La enfermedad de Parkinson fue descrita por primera vez por el médico inglés James Parkinson en 1817 siendo catalogada desde entonces como enfermedad neuronal y del sistema nervioso. Por regla general suele afectar a determinados individuos de una población a partir de 50 años. Ataca a las zonas del cerebro encargadas del control y coordinación del movimiento del tono muscular y de la postura tras la degeneración de la denominada “sustancia negra” donde se genera un componente químico denominado dopamina, esencial para la regulación de los movimientos corporales. La disminución de la dopamina conduce al paciente a un control deficiente de los movimientos que van acompañados por temblor, lentitud, rigidez y alteraciones de la postura y de la marcha.
Entre otras cosas afecta al habla, las facciones de la cara, la deglución, la acción de asir objetos con los dedos, caminar…
Todos estos síntomas pueden aparecer juntos o aislados llegando, incluso a predominar en una parte del cuerpo o incluso a predominar otro sobre todos los demás, por lo que es difícil que dos pacientes con la misma patología muestren los mismos síntomas.
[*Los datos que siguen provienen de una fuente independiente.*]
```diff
+    {
+        static_assert(NW * RW * TN * 1024 <= 2 * C_BYTES, "K-group exchange fits the chunk buffers");
+        unsigned char* mine = smem + wave * (RW * TN * 1024) + lane * 16;
+#pragma unroll
+        for (int a = 0; a < RW; ++a)
+#pragma unroll
+            for (int b = 0; b < TN; ++b) *reinterpret_cast<f32x4*>(mine + (a * TN + b) * 1024) = acc[a][b];
+        __syncthreads();
+        const unsigned char* h0 = smem + (2 * pw) * (RW * TN * 1024) + (2 * kg) * (TN * 1024) + lane * 16;
+        const unsigned char* h1 = h0 + RW * TN * 1024;
+        f32x4 fin[2][TN];
+#pragma unroll
+        for (int a = 0; a < 2; ++a)
+#pragma unroll
+            for (int b = 0; b < TN; ++b)
+                fin[a][b] = *reinterpret_cast<const f32x4*>(h0 + (a * TN + b) * 1024) +
+                            *reinterpret_cast<const f32x4*>(h1 + (a * TN + b) * 1024);
+        __syncthreads();
+        conv_epilogue<T, BM, BN, NW, 1, EPI>(p, fin, smem, SubImageRows<TW, DIL>{img, y0, x0, sy, sx, p.Ho, p.Wo}, n0, split,
+                                             tile_n * p.tiles_m + tile_m, etab);
+    }
+}
```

Hasta aquí toda la teoría...
La práctica es mucho más dura, y mucho más cuando la paciente tiene cuarenta y dos años, un marido y dos hijos pequeños a los que cuidar y que nunca han visto a su madre desenvolverse como una persona normal. El Parkinson tiene otros síntomas, tan o incluso más agresivos que los que se puedan apreciar en apariencia. Son síntomas externos, específicos, perturbadores cuando los conoces. Algunos tienen forma de medicamento. Un producto en apariencia positivo pero que llega a atar a la persona y la convierte en una autentica “yonqui” y cuyos resultados a la larga son nulos ya que lo único que hacen es “encender” o “apagar” a la persona como si de un interruptor se tratase. Nada más. También hay que hablar de la falta de interés por parte de unos profesionales que te encuentras en el camino y que lo único que saben o prefieren hacer es atiborrar al paciente de cócteles químicos, sin preocuparse por otros aspectos, como un riguroso apoyo por parte de otros profesionales, concretamente de la rama de la psiquiatría eso sí, a no ser que uno mismo se lo pague de su bolsillo y no pase por las arcas de
Luego están las asociaciones. Mucha presencia y mucha publicidad a través de fundaciones relacionadas con entidades bancarias, pero a la larga no sirven para nada. Eso si, a no ser que te hagas socio y pagues una cuota o mediante donativos a través de la susodicha entidad bancaria a la que aparecen como afiliadas.
Ojo, que ahora tampoco quiero meter a todos los profesionales en el mismo saco. Seguro que hay quien investiga, quien se parte los cuernos buscando una solución. Habrá incluso quien luche, quien se preocupe por estos enfermos, quien ayude a sus familiares y trate de hacerles la vida más sencilla. El problema es que, al parecer, de éste tipo de genero hay bien poco.